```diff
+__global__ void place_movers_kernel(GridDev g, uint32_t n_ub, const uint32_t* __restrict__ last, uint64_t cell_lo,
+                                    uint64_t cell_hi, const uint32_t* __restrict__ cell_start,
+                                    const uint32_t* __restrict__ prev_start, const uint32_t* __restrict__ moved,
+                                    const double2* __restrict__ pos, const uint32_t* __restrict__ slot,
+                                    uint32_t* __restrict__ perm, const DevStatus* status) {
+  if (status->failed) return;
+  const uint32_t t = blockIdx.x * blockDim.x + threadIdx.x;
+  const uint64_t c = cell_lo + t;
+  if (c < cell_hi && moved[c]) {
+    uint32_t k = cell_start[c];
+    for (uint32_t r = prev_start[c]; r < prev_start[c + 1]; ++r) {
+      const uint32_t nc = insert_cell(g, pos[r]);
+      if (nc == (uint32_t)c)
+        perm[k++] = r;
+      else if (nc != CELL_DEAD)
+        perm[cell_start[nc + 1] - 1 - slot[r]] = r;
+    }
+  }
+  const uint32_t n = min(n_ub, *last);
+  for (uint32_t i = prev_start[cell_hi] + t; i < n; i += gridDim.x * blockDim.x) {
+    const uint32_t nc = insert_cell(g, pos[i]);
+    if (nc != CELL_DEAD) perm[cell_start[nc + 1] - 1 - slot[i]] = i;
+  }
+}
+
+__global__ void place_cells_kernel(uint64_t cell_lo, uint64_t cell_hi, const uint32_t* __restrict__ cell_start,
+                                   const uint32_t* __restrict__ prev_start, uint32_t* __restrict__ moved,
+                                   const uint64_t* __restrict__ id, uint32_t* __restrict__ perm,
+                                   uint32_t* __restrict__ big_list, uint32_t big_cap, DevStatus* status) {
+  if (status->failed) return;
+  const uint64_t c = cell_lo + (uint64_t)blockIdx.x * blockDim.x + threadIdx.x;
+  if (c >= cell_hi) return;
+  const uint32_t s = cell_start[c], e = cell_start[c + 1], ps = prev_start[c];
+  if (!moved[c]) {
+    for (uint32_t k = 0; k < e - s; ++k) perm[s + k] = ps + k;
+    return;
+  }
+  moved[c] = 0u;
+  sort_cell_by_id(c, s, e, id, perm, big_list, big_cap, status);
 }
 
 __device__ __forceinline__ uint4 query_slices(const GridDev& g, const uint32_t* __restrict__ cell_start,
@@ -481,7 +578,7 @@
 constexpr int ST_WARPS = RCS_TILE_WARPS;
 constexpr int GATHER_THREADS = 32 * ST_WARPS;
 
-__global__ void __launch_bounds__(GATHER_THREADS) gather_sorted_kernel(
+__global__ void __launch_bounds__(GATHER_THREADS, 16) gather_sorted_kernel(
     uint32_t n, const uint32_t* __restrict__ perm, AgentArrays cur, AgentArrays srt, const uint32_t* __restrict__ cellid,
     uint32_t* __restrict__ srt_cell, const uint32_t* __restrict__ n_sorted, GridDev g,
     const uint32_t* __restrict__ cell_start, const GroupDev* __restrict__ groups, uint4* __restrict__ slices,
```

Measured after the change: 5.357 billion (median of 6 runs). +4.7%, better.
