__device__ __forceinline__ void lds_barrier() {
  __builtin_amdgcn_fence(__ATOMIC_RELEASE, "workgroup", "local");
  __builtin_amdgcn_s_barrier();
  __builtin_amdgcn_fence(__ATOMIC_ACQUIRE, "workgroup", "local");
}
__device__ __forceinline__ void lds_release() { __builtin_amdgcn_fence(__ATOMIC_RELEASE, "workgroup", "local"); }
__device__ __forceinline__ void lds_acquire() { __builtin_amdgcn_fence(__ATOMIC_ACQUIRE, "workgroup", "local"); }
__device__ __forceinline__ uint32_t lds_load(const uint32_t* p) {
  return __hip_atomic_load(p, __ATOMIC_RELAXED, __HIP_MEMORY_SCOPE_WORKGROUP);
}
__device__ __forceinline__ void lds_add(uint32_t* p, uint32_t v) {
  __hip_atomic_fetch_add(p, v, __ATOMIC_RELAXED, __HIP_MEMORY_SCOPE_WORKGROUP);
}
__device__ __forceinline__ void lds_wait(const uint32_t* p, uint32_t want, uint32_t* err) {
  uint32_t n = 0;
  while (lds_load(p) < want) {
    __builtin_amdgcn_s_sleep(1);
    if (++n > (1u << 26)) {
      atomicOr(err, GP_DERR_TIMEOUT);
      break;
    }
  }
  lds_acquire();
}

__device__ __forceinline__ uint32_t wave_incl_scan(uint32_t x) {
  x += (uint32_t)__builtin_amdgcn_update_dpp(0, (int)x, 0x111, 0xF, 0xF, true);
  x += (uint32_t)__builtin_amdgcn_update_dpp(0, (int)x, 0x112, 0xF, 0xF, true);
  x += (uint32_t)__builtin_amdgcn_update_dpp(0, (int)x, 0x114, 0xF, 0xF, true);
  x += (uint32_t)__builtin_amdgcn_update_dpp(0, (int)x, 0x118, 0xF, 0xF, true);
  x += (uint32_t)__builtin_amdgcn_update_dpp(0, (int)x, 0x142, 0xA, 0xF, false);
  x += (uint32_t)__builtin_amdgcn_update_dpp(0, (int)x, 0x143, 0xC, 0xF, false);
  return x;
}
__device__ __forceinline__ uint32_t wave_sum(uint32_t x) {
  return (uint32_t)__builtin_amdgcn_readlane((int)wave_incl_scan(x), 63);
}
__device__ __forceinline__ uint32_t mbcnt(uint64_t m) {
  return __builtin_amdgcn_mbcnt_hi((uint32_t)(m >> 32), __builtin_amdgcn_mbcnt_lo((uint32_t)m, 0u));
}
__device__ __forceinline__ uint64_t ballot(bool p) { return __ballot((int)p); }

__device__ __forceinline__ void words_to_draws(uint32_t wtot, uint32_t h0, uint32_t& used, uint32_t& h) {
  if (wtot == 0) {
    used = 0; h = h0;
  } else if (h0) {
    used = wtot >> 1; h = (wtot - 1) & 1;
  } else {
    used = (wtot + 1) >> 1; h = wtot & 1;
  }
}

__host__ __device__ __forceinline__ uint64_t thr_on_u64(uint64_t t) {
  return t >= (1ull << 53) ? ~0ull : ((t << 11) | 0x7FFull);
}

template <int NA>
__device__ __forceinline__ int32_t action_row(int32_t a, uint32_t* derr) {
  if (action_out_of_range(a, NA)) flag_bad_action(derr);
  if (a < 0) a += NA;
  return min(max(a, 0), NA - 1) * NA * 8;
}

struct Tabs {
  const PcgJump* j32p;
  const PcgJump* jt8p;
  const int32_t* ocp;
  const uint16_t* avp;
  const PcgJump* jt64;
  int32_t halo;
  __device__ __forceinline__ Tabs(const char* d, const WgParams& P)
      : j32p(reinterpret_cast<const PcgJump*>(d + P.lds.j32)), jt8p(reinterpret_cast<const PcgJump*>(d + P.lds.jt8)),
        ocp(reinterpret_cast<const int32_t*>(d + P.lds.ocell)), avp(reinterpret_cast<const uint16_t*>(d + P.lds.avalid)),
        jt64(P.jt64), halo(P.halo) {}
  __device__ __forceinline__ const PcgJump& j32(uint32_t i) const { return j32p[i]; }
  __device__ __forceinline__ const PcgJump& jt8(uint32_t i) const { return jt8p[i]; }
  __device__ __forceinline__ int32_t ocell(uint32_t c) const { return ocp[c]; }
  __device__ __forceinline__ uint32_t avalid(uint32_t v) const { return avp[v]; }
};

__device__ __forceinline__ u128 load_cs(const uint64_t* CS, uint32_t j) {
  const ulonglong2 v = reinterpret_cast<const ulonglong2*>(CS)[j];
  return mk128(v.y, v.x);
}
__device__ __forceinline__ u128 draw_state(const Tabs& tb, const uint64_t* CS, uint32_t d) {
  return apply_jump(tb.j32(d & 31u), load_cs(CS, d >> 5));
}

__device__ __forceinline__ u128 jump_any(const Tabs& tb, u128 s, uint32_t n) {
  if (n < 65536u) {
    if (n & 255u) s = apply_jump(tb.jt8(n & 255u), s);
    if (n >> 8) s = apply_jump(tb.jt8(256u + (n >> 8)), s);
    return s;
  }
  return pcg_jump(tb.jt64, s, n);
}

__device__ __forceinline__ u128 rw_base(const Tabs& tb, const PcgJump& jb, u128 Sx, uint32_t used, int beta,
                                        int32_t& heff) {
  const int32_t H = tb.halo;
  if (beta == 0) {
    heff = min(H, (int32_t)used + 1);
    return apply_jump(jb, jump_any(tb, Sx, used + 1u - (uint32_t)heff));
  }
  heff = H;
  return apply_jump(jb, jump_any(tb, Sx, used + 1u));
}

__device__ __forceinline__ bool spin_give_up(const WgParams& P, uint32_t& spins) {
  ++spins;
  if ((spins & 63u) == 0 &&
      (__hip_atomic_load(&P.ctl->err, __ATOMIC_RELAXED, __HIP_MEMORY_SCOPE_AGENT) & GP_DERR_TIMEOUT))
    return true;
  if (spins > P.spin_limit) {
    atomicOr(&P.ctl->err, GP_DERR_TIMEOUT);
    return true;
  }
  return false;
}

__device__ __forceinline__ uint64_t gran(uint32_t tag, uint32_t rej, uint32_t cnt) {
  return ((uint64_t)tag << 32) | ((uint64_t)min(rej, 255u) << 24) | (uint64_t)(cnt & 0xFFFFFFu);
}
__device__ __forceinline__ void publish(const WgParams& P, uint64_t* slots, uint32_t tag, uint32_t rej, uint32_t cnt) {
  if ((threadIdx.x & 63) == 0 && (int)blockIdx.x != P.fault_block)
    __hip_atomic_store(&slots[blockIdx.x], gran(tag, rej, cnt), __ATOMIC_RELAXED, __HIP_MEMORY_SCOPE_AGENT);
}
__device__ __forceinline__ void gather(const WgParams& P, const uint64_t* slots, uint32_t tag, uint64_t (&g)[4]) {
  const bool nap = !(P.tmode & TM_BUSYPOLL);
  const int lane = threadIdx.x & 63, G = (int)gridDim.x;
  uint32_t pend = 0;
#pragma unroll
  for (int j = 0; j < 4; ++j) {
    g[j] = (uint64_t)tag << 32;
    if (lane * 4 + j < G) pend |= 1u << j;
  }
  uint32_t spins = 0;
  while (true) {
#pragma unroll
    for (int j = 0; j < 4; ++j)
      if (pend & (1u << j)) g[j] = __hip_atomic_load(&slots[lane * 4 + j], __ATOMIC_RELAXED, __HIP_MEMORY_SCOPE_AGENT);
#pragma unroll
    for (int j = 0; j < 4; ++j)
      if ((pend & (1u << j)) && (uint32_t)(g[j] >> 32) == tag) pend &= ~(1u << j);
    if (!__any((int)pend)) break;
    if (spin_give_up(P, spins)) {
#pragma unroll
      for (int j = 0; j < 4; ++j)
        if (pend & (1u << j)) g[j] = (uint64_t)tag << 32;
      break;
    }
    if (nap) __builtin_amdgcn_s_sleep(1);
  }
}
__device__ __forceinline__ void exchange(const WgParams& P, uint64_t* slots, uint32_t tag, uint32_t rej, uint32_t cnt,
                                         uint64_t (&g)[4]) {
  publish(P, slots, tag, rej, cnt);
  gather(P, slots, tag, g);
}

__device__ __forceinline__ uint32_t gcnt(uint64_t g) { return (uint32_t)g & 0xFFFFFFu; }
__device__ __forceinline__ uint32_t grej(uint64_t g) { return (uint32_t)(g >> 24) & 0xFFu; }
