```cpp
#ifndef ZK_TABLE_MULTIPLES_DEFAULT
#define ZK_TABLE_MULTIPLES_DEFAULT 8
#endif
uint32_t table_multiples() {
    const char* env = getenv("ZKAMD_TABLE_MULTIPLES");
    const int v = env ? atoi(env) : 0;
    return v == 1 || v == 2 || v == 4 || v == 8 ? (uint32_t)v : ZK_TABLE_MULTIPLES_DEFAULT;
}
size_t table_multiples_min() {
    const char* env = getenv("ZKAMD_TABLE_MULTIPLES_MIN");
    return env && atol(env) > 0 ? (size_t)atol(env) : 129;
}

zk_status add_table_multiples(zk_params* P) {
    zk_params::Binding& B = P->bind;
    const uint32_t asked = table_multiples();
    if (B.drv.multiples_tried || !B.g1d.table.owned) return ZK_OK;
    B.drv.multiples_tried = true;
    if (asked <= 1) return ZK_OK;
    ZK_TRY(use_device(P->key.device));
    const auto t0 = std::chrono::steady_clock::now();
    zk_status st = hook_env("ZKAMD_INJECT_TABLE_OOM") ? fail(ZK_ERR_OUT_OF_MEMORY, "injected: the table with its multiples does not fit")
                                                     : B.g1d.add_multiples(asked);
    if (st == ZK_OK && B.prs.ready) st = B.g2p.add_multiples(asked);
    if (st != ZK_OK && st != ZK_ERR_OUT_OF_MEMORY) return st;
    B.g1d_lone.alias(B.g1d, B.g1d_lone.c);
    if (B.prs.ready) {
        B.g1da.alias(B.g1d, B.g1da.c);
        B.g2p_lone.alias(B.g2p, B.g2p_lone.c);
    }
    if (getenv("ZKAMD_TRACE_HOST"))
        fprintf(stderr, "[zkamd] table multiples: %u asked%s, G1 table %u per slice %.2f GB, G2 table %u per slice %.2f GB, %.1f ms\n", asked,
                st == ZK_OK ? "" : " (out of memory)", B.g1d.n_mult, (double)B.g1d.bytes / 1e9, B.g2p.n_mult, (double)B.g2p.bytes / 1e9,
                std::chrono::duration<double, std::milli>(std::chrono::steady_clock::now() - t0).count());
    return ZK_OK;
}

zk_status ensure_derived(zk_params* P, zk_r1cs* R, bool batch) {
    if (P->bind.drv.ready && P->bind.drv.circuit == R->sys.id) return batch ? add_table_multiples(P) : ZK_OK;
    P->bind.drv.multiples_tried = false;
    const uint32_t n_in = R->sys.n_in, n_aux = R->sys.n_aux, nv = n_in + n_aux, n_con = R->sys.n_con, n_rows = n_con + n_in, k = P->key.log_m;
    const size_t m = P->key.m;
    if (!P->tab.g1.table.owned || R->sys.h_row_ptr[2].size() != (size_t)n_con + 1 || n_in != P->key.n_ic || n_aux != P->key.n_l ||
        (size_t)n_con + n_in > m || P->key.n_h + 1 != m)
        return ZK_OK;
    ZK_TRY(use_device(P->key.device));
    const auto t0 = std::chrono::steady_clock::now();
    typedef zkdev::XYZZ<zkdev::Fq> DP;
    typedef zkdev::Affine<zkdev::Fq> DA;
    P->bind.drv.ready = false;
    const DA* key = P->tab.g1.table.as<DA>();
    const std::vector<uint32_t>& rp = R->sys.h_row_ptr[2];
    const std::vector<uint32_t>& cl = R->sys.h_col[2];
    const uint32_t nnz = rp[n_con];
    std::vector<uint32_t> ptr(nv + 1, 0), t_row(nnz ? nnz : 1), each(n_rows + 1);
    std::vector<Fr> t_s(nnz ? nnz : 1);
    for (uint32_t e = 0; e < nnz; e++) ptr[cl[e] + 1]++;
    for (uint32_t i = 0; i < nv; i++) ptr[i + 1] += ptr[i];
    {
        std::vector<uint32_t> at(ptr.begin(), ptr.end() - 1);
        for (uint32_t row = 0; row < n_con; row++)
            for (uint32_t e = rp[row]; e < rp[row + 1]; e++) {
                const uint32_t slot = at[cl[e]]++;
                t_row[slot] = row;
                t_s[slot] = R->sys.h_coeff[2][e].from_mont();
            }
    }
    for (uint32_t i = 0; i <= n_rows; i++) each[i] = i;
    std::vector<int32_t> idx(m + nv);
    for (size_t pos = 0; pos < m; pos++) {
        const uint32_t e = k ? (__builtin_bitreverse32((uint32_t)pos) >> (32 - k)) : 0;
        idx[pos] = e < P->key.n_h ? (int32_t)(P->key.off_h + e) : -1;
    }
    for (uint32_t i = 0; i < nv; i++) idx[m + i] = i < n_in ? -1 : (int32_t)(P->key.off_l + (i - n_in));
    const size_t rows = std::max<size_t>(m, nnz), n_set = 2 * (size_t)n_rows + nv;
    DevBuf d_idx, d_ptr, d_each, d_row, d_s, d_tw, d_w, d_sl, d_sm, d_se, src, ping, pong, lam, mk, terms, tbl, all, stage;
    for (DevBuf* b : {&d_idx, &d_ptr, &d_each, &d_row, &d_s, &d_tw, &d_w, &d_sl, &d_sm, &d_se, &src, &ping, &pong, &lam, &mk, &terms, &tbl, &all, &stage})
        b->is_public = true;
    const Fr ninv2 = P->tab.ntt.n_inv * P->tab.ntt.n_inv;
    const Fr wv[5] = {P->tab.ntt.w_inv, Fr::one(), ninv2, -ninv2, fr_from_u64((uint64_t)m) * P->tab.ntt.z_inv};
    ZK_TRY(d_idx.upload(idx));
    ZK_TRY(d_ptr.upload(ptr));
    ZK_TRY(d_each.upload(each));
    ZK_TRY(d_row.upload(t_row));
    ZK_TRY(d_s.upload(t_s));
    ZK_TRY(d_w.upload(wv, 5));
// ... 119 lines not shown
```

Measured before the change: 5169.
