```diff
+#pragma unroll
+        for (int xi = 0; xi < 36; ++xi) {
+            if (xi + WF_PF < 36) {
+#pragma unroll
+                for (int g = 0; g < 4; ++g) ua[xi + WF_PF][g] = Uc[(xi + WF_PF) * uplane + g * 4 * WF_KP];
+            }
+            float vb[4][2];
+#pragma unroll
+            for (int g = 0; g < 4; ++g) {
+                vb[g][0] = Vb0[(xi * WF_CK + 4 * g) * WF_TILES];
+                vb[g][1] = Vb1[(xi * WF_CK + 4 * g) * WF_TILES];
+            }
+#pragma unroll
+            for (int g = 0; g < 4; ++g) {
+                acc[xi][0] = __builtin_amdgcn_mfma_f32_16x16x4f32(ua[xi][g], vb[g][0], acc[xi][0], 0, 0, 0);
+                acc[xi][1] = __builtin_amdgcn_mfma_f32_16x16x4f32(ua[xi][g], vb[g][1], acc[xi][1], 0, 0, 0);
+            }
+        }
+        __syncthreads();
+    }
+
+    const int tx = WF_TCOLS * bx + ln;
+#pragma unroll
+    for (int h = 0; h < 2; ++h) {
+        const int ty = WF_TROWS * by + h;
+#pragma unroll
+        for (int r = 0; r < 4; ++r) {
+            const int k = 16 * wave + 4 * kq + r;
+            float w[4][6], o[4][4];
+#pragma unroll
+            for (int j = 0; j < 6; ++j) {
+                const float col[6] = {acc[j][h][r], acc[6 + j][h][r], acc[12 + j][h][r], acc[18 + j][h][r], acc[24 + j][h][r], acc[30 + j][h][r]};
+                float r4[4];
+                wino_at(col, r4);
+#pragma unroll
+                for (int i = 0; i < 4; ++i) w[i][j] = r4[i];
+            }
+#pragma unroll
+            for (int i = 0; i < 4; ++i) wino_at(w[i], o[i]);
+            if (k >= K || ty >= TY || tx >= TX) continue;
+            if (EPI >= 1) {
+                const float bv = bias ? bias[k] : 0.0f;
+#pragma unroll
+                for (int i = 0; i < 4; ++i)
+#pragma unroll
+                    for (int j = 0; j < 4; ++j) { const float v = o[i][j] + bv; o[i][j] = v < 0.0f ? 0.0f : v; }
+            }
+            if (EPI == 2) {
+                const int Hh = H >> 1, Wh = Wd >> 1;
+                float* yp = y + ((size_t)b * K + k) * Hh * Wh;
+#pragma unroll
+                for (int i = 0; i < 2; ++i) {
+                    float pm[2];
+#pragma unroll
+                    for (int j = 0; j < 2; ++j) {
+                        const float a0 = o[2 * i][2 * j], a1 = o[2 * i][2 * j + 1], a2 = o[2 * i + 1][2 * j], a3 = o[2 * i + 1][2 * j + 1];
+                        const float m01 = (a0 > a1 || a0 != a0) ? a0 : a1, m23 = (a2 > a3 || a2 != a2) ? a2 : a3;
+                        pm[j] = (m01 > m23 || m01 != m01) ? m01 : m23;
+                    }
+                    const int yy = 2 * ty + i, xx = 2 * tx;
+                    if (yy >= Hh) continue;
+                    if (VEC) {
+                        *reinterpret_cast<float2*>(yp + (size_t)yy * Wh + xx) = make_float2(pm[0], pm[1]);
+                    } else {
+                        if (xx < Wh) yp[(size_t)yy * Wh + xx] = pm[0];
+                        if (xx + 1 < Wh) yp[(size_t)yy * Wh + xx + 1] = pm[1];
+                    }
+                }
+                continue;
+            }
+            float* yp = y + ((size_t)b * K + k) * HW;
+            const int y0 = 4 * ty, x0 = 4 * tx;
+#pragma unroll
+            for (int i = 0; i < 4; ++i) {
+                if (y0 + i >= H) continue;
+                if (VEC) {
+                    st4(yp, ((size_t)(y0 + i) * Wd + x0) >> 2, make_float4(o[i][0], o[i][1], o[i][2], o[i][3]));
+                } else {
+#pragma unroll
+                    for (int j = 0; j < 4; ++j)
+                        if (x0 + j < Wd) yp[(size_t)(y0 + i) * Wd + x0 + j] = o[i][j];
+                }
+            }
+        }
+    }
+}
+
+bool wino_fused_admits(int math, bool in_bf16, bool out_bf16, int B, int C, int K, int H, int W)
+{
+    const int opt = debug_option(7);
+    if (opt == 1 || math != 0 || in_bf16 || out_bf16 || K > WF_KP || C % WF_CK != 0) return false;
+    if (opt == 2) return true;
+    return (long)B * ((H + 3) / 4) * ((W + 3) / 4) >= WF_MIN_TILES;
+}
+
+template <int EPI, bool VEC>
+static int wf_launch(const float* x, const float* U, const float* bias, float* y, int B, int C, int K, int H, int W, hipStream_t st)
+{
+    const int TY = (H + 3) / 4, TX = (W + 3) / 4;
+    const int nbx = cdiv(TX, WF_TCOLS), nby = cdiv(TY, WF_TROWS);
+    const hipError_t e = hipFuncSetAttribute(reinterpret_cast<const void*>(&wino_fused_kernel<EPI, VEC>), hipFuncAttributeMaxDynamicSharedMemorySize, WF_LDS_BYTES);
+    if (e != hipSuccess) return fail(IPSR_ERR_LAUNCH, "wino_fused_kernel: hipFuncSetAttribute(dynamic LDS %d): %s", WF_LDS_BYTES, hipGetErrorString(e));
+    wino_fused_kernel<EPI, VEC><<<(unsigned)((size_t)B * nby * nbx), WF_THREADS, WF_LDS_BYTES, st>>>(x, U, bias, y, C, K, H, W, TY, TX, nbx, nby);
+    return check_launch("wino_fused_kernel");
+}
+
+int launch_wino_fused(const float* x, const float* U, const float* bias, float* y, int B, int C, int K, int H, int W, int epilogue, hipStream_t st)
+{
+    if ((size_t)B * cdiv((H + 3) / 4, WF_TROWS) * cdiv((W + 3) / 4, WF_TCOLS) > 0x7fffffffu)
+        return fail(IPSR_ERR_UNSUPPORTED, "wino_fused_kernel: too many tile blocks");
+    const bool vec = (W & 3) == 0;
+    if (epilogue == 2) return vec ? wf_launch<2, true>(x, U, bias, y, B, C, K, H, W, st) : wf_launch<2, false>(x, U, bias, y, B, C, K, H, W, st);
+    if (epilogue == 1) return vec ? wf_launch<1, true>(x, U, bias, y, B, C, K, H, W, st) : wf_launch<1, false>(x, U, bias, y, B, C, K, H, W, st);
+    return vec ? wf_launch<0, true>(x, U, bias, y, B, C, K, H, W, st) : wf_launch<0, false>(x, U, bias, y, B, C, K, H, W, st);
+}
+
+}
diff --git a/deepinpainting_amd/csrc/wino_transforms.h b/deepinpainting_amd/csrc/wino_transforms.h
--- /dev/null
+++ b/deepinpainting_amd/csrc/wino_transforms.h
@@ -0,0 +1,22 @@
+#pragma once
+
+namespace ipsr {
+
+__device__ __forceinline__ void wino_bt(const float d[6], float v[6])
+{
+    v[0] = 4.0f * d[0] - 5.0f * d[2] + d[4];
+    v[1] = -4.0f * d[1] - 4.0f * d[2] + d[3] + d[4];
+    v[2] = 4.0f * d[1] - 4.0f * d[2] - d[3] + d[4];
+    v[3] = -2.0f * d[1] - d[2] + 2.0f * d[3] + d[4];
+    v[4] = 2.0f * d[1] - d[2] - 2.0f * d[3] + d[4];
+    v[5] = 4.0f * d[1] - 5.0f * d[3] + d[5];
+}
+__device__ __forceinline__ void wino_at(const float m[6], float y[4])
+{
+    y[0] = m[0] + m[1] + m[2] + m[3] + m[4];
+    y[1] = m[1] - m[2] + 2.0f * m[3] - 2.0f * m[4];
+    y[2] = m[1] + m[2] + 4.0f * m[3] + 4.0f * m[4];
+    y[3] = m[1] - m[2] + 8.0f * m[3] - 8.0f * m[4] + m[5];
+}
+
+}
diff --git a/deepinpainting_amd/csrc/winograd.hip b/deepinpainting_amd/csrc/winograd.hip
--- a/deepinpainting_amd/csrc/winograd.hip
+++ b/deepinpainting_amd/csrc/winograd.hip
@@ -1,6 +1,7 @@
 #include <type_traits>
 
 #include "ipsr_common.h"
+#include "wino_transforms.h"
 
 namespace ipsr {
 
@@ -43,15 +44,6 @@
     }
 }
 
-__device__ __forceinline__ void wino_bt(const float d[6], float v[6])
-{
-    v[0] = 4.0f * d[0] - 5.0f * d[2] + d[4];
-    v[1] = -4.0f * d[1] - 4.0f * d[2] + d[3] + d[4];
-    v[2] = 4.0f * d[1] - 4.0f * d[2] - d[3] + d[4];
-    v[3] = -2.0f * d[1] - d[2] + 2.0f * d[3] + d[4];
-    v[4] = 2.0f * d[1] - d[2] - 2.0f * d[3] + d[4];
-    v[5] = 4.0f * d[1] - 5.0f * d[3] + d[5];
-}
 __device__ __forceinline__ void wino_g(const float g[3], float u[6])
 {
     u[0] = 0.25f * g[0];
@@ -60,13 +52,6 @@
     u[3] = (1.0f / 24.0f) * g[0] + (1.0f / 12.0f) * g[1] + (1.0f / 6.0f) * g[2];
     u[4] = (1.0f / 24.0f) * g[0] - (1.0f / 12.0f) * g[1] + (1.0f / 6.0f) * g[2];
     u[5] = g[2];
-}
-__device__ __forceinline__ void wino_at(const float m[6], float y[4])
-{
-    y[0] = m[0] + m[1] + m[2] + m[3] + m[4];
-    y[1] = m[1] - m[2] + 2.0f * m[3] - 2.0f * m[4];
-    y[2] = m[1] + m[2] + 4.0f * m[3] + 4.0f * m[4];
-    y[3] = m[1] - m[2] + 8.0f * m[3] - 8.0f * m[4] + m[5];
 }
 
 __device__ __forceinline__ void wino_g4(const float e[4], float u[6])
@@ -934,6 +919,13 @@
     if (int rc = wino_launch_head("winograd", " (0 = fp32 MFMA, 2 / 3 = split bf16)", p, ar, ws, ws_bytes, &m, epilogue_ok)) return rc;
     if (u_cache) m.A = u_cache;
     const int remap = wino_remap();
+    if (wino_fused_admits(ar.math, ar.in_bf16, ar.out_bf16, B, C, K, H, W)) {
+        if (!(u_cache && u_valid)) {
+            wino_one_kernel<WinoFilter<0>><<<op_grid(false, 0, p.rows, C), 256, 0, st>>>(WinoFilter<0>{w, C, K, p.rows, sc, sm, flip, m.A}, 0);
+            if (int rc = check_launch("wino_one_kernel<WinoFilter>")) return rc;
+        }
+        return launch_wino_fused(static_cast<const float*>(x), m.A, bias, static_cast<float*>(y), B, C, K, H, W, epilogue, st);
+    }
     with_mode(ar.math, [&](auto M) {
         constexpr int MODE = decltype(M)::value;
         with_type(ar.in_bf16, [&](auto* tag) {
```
§ §
*WORK REQUIRED:*
Show all of the lines above in which "owned" is present.

*ANSWER SECTION:*
    if (B.drv.multiples_tried || !B.g1d.table.owned) return ZK_OK;
    if (!P->tab.g1.table.owned || R->sys.h_row_ptr[2].size() != (size_t)n_con + 1 || n_in != P->key.n_ic || n_aux != P->key.n_l ||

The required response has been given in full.